La maison construite par Alphège au village de Saint-Jérôme devait être fort spacieuse puisqu’en 1921 outre lui et son épouse, tous ses enfants y vivent toujours même si trois d’entre eux sont mariés et qu’Edmond a déjà un premier enfant[22].

En 1923, leur fille Alice qui était née aux États-Unis, après avoir vécu chez ses parents après le mariage, part vivre et travailler dans le quartier de Brooklyn à New York.  Elle qui n’a pas d’enfant lorsqu’elle quitte le lac Saint-Jean pour les États-Unis avait-elle un plan?

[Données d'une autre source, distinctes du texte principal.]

#define VS_FB_QCAP ((VS_TILE_H + 2) * 66)
#define VS_FB_HS_BYTES ((VS_TILE_H + 8) * VS_TILE_W * 2)
#define VS_FB_DYN_LDS (((VS_FB_QCAP + 256) * 2) > VS_FB_HS_BYTES ? ((VS_FB_QCAP + 256) * 2) : VS_FB_HS_BYTES)
__global__ __launch_bounds__(256, 8) void k_fast_box(const DevCfg c, const DevBuf b) {
  extern __shared__ __align__(16) unsigned char fb_dyn[];
  __shared__ __align__(16) uint8_t tile[VS_TILE_H + 8][80];
  __shared__ __align__(4) uint8_t sc[VS_TILE_H + 2][68];
  __shared__ int32_t s_thr[VSLAM_MAX_REGIONS];
  constexpr int QCAP = VS_FB_QCAP;
  uint16_t* queue = reinterpret_cast<uint16_t*>(fb_dyn);
  uint16_t (*hs)[VS_TILE_W] = reinterpret_cast<uint16_t (*)[VS_TILE_W]>(fb_dyn);
  __shared__ unsigned long long lmask[VS_TILE_H];
  __shared__ int qn;
  int tx, ty, tz;
  xcd_tile(&tx, &ty, &tz, c.mono, b.xcd_rot);
  const int s = b.s0 + (c.mono ? tz : (tz >> 1)), side = c.mono ? 0 : (tz & 1);
  if (!vs_active(b, s)) return;
  const int x0 = tx * VS_TILE_W, y0 = ty * VS_TILE_H;
  const int rows = c.c.rows, cols = c.c.cols;
  const uint8_t* img = b.img[side] + (size_t)s * b.img_stream_stride;
  const int stride = b.img_row_stride;
  const int tid = threadIdx.x, lane = tid & 63, w = tid >> 6;
  if (tid < c.n_regions) s_thr[tid] = min(max(b.st[s].thr[tid], 0), 255);
  if (tid == 0) qn = 0;
  if (tid < VS_TILE_H) lmask[tid] = 0ull;
  for (int i = tid; i < (VS_TILE_H + 2) * 17; i += 256) reinterpret_cast<uint32_t*>(&sc[0][0])[i] = 0u;
  const bool aligned = ((stride & 3) == 0) && ((reinterpret_cast<uintptr_t>(img) & 3) == 0);
  constexpr int NST = ((VS_TILE_H + 8) * 18 + 255) / 256;
  if (aligned && x0 >= 4 && x0 + 68 <= cols) {
    uint32_t v[NST];
#pragma unroll
    for (int u = 0; u < NST; ++u) {
      const int i = tid + 256 * u;
      const int r = i / 18, q = i - r * 18;
      const int gy = min(max(y0 - 4 + r, 0), rows - 1);
      v[u] = 0;
      if (i < (VS_TILE_H + 8) * 18) v[u] = __builtin_nontemporal_load(reinterpret_cast<const uint32_t*>(img + (size_t)gy * stride + (x0 - 4 + 4 * q)));
    }
#pragma unroll
    for (int u = 0; u < NST; ++u) {
      const int i = tid + 256 * u;
      const int r = i / 18, q = i - r * 18;
      if (i < (VS_TILE_H + 8) * 18) *reinterpret_cast<uint32_t*>(&tile[r][4 * q]) = v[u];
    }
  } else {
    for (int i = tid; i < (VS_TILE_H + 8) * 18; i += 256) {
      const int r = i / 18, q = i - r * 18;
      const int gy = min(max(y0 - 4 + r, 0), rows - 1), gx0 = x0 - 4 + 4 * q;
      uint32_t v = 0;
#pragma unroll
      for (int k = 0; k < 4; ++k) v |= (uint32_t)img[(size_t)gy * stride + min(max(gx0 + k, 0), cols - 1)] << (8 * k);
      *reinterpret_cast<uint32_t*>(&tile[r][4 * q]) = v;
    }
  }
  __syncthreads();
  int uni_thr = -2, vx0 = 0, vx1 = 0, vy0 = 0, vy1 = 0;
  bool uni_full = false;
  {
    int hits = 0;
    for (int r = 0; r < c.n_regions; ++r) {
      const DevRegion& R = c.regions[r];
      const int ax0 = max(R.x + 3, x0 - 1), ax1 = min(R.x + R.w - 3, x0 + 65), ay0 = max(R.y + 3, y0 - 1), ay1 = min(R.y + R.h - 3, y0 + VS_TILE_H + 1);
      if (ax0 < ax1 && ay0 < ay1) {
        if (hits == 0) { uni_thr = s_thr[r]; vx0 = ax0 - (x0 - 1); vx1 = ax1 - (x0 - 1); vy0 = ay0 - (y0 - 1); vy1 = ay1 - (y0 - 1); }
        ++hits;
      }
    }
    if (hits != 1) uni_thr = -2;
    uni_full = uni_thr != -2 && vx0 == 0 && vx1 == 66 && vy0 == 0 && vy1 == VS_TILE_H + 2;
  }
  auto pretest = [&](int r, int cc, bool valid = true) {
    const int thr = !valid ? -1 : (uni_full ? uni_thr : region_threshold(c, s_thr, x0 - 1 + cc, y0 - 1 + r));
    bool cand = false;
    if (thr >= 0) {
      const int ly = r + 3, lx = cc + 3;
      const int v = tile[ly][lx];
      const int d0 = v - tile[ly + 3][lx], d4 = v - tile[ly][lx + 3], d8 = v - tile[ly - 3][lx], d12 = v - tile[ly][lx - 3];
      const int dk = min(max(d0, d8), max(d4, d12));
      const int br = max(min(d0, d8), min(d4, d12));
      cand = dk > thr || br < -thr;
    }
    const unsigned long long m = __ballot(cand);
    if (m) {
      int base = 0;
      if (lane == 0) base = atomicAdd(&qn, __popcll(m));
      base = __builtin_amdgcn_readfirstlane(base);
      if (cand) queue[base + __builtin_amdgcn_mbcnt_hi((uint32_t)(m >> 32), __builtin_amdgcn_mbcnt_lo((uint32_t)m, 0u))] = (uint16_t)((r << 8) | cc);
    }
  };
  if (uni_thr != -2) {
    const s16x2 thr2 = {(short)uni_thr, (short)uni_thr};
    constexpr bool RING = (VS_TILE_H % 16) == 0;
    constexpr int RBASE = RING ? 1 : 0, RCOUNT = RING ? VS_TILE_H : VS_TILE_H + 2;
#pragma unroll 1
    for (int pass = 0; pass < (RCOUNT + 15) / 16; ++pass) {
      if (pass * 16 + w * 4 >= RCOUNT) continue;
      const int r = RBASE + pass * 16 + (tid >> 4), q = (tid & 15) + 1;
      uint32_t ng0 = 0, ng1 = 0;
      if (r < RBASE + RCOUNT) {
        const uint32_t* rowp = reinterpret_cast<const uint32_t*>(&tile[r + 3][0]);
        const uint32_t C = rowp[q], C0 = rowp[q - 1], C2 = rowp[q + 1];
        const uint32_t N = reinterpret_cast<const uint32_t*>(&tile[r][0])[q], S = reinterpret_cast<const uint32_t*>(&tile[r + 6][0])[q];
#pragma unroll
        for (int half = 0; half < 2; ++half) {
          const uint32_t sel = half ? 0x0c030c02u : 0x0c010c00u;
          const uint32_t vv = __builtin_amdgcn_perm(0u, C, sel), nn = __builtin_amdgcn_perm(0u, N, sel), ss = __builtin_amdgcn_perm(0u, S, sel);
          const uint32_t ee = __builtin_amdgcn_perm(C2, C, half ? 0x0c060c05u : 0x0c040c03u);
          const uint32_t ww = __builtin_amdgcn_perm(C, C0, half ? 0x0c040c03u : 0x0c020c01u);
          const s16x2 v = __builtin_bit_cast(s16x2, vv), n = __builtin_bit_cast(s16x2, nn), s_ = __builtin_bit_cast(s16x2, ss);
          const s16x2 e = __builtin_bit_cast(s16x2, ee), w_ = __builtin_bit_cast(s16x2, ww);
          const s16x2 lo = pk_max(pk_min(n, s_), pk_min(e, w_)), hi = pk_min(pk_max(n, s_), pk_max(e, w_));
          const uint32_t neg = __builtin_bit_cast(uint32_t, (s16x2)(lo - (v - thr2))) | __builtin_bit_cast(uint32_t, (s16x2)((v + thr2) - hi));
          if (half) ng1 = neg; else ng0 = neg;
        }
      }
      bool p0 = (short)(ng0 & 0xffffu) < 0, p1 = (int)ng0 < 0, p2 = (short)(ng1 & 0xffffu) < 0, p3 = (int)ng1 < 0;
      if (!uni_full) {
        const bool rok = r >= vy0 && r < vy1;
        const int c0 = 4 * q - 3;
        p0 = p0 && rok && c0 >= vx0 && c0 < vx1;         p1 = p1 && rok && c0 + 1 >= vx0 && c0 + 1 < vx1;
        p2 = p2 && rok && c0 + 2 >= vx0 && c0 + 2 < vx1; p3 = p3 && rok && c0 + 3 >= vx0 && c0 + 3 < vx1;
      }
      const unsigned long long m0 = __ballot(p0), m1 = __ballot(p1), m2 = __ballot(p2), m3 = __ballot(p3);
      const int n0 = __popcll(m0), n1 = __popcll(m1), n2 = __popcll(m2), n3 = __popcll(m3);
      if (n0 + n1 + n2 + n3) {
        int base = 0;
        if (lane == 0) base = atomicAdd(&qn, n0 + n1 + n2 + n3);
        base = __builtin_amdgcn_readfirstlane(base);
        const int ent = (r << 8) | (4 * q - 3);
        auto below = [&](unsigned long long m) { return (int)__builtin_amdgcn_mbcnt_hi((uint32_t)(m >> 32), __builtin_amdgcn_mbcnt_lo((uint32_t)m, 0u)); };
        const int trash = QCAP + tid;
        queue[p0 ? base + below(m0) : trash] = (uint16_t)ent;
        queue[p1 ? base + n0 + below(m1) : trash] = (uint16_t)(ent + 1);
        queue[p2 ? base + n0 + n1 + below(m2) : trash] = (uint16_t)(ent + 2);
        queue[p3 ? base + n0 + n1 + n2 + below(m3) : trash] = (uint16_t)(ent + 3);
      }
    }
    if (RING) {
      constexpr int NRING = 2 * 66 + 2 * VS_TILE_H;
      for (int i0 = 0; i0 < NRING; i0 += 256) {
        const int i = i0 + tid;
        int r = 0, cc = 0;
        if (i < 66) { r = 0; cc = i; }
        else if (i < 132) { r = VS_TILE_H + 1; cc = i - 66; }
        else { const int k = i - 132; r = 1 + (k >> 1); cc = (k & 1) ? 65 : 0; }
        pretest(r, cc, i < NRING);
      }
    } else {
      if (tid >= 64 && tid < 64 + (VS_TILE_H + 2) * 2) { const int i = tid - 64; pretest(i >> 1, (i & 1) ? 65 : 0); }
    }
  } else {
    for (int r = w; r < VS_TILE_H + 2; r += 4) pretest(r, lane);
    if (tid < (VS_TILE_H + 2) * 2) pretest(tid >> 1, 64 + (tid & 1));
    static_assert((VS_TILE_H + 2) * 2 <= 256, "one pass over the halo columns");
  }
  __syncthreads();
  {
    const int nq = qn;
    for (int q = tid; 2 * q < nq; q += 256) {
      const int e0 = queue[2 * q], e1 = (2 * q + 1 < nq) ? queue[2 * q + 1] : e0;
      const int r0 = e0 >> 8, c0 = e0 & 255, r1 = e1 >> 8, c1 = e1 & 255;
      int sv0, sv1;
      const int t0 = uni_thr != -2 ? uni_thr : region_threshold(c, s_thr, x0 - 1 + c0, y0 - 1 + r0);
      const int t1 = uni_thr != -2 ? uni_thr : region_threshold(c, s_thr, x0 - 1 + c1, y0 - 1 + r1);
      fast_pair_scores(tile, r0 + 3, c0 + 3, r1 + 3, c1 + 3, t0, t1, &sv0, &sv1);
      sc[r0][c0] = (uint8_t)sv0;
      if (2 * q + 1 < nq) sc[r1][c1] = (uint8_t)sv1;
    }
  }
  __syncthreads();
  unsigned long long* mask = mask_of(c, b, s, side);
  uint8_t* score8 = score_of(c, b, s, side);
  uint16_t* box = box_of(c, b, s, side);
  {
    const int nq = qn;
    for (int q = tid; q < nq; q += 256) {
      const int e0 = queue[q];
      const int r = e0 >> 8, cc = e0 & 255;
      if (r < 1 || r > VS_TILE_H || cc < 1 || cc > 64) continue;
      const int v = sc[r][cc];
      if (v == 0) continue;
      const bool keep = v > sc[r - 1][cc - 1] && v > sc[r - 1][cc] && v > sc[r - 1][cc + 1] && v > sc[r][cc - 1] &&
                        v > sc[r][cc + 1] && v > sc[r + 1][cc - 1] && v > sc[r + 1][cc] && v > sc[r + 1][cc + 1];
      if (keep) {
        atomicOr(&lmask[r - 1], 1ull << (cc - 1));
        const int gy = y0 + r - 1;
        if (gy < rows) score8[(size_t)gy * c.bstride + (x0 + cc - 1)] = (uint8_t)v;
      }
    }
  }
  __syncthreads();
  const bool want_box = c.c.descriptor_type == VSLAM_DESCRIPTOR_BRIEF;
  if (want_box)
  for (int i = tid; i < (VS_TILE_H + 8) * 16; i += 256) {
    const int r = i >> 4, q = i & 15;
    const uint32_t* p = reinterpret_cast<const uint32_t*>(&tile[r][4 * q]);
    const uint32_t w0 = p[0], w1 = p[1], w2 = p[2];
    const uint32_t s0 = __builtin_amdgcn_sad_u8(w0, 0u, __builtin_amdgcn_sad_u8(w1, 0u, w2 & 255u));
    const uint32_t s1 = s0 - (w0 & 255u) + ((w2 >> 8) & 255u);
    const uint32_t s2 = s1 - ((w0 >> 8) & 255u) + ((w2 >> 16) & 255u);
    const uint32_t s3 = s2 - ((w0 >> 16) & 255u) + (w2 >> 24);
    *reinterpret_cast<uint2*>(&hs[r][4 * q]) = make_uint2(s0 | (s1 << 16), s2 | (s3 << 16));
  }
  __syncthreads();
  if (want_box) {
    constexpr int RW = VS_TILE_H / 8;
    const int half = lane >> 5, px = 2 * (lane & 31);
    const int rbase = (w * 2 + half) * RW;
    typedef unsigned short u16x2 __attribute__((ext_vector_type(2)));
    u16x2 acc = {0, 0};
#pragma unroll
    for (int k = 0; k < 9; ++k) acc += *reinterpret_cast<const u16x2*>(&hs[rbase + k][px]);
#pragma unroll
    for (int j = 0; j < RW; ++j) {
      const int r = rbase + j, gy = y0 + r;
      if (gy < rows && x0 + px < c.bstride) __builtin_nontemporal_store(__builtin_bit_cast(uint32_t, acc), reinterpret_cast<uint32_t*>(box + (size_t)gy * c.bstride + x0 + px));
      if (j < RW - 1) acc += *reinterpret_cast<const u16x2*>(&hs[r + 9][px]) - *reinterpret_cast<const u16x2*>(&hs[r][px]);
    }
  }
  __syncthreads();
  if (tid < VS_TILE_H && y0 + tid < rows) mask[(size_t)(y0 + tid) * c.TX + tx] = lmask[tid];
}

__device__ __forceinline__ unsigned long long col_mask(int lo, int hi, int wx0) {
  int a = max(lo - wx0, 0), e = min(hi - wx0, 64);
  if (e <= a) return 0ull;
  const unsigned long long hi_m = (e >= 64) ? ~0ull : ((1ull << e) - 1ull);
  return hi_m & ~((1ull << a) - 1ull);
}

Elle reviendra seule l’année suivante pour le mariage de son frère cadet et également seule le 19 mars 1925 pour rendre visite à sa mère malade à Saint-Jérôme au lac Saint-Jean[23].  Elle est sans doute retournée vivre aux États-Unis par la suite[24].  

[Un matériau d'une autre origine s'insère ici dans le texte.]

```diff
@@ -806,11 +866,13 @@
                                D, H, W, imgs + (j + 1) * n);
     }
     if (aux) {
-        hipLaunchKernelGGL(skel_chain_kernel<true>, grid, dim3(256), 0, s, (const float*)imgs, n, iters, D, H, W, skels, deltas, codeM);
+        if (sk_vec_ok(imgs, nullptr, W)) hipLaunchKernelGGL((skel_chain_kernel<true, 4>), grid, dim3(256), 0, s, (const float*)imgs, n, iters, D, H, W, skels, deltas, codeM);
+        else hipLaunchKernelGGL((skel_chain_kernel<true, 1>), grid, dim3(256), 0, s, (const float*)imgs, n, iters, D, H, W, skels, deltas, codeM);
         return vg_check_launch();
     }
     if (vg_tune("SKEL_CHAIN", 1)) {
-        hipLaunchKernelGGL(skel_chain_kernel<false>, grid, dim3(256), 0, s, (const float*)imgs, n, iters, D, H, W, skels, (float*)nullptr, (unsigned char*)nullptr);
+        if (sk_vec_ok(imgs, nullptr, W)) hipLaunchKernelGGL((skel_chain_kernel<false, 4>), grid, dim3(256), 0, s, (const float*)imgs, n, iters, D, H, W, skels, (float*)nullptr, (unsigned char*)nullptr);
+        else hipLaunchKernelGGL((skel_chain_kernel<false, 1>), grid, dim3(256), 0, s, (const float*)imgs, n, iters, D, H, W, skels, (float*)nullptr, (unsigned char*)nullptr);
         return vg_check_launch();
     }
     for (int j = 0; j <= iters; ++j)
```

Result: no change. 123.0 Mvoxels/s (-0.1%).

Charlemagne, qui avait épousé Yvette Cossette le 15 septembre 1924, prend peu à peu la relève de son père comme entrepreneur en bois de sciage[25].  En janvier 1927 on retrouve Alphège et Laure en Haute-Mauricie, à cent cinquante kilomètres au nord-ouest de La Tuque, à la limite est de la réserve indienne d’Obedjiwan.  Ils sont choisis comme parrain et marraine du deuxième enfant de leur fils cadet Charlemagne, lequel est « entrepreneur en bois de St-Jérôme »Charlemagne de passage à Parent lors de la naissance de l’enfant est en voyage d’affaires et comme l’endroit n’est accessible que par train, les grands-parents ont accompagné le couple pour voir au bien-être de l’épouse qui avait perdu son premier enfant à l’âge d’un mois, deux ans plus tôt[26].  D’ailleurs, le « père est absent » lors du baptême; ce dernier effectue une tournée de surveillance dans les chantiers[27].  Parent est né grâce à la construction du chemin de fer National Transcontinental.  Son emplacement est le terminus principal du lien ferroviaire entre Québec et Cochrane en Ontario.  Depuis 1920, la compagnie E.B. Eddy y opère un dépôt pour le bois d’œuvre et c’est probablement avec les représentants de cette compagnie que Charlemagne fait des affaires.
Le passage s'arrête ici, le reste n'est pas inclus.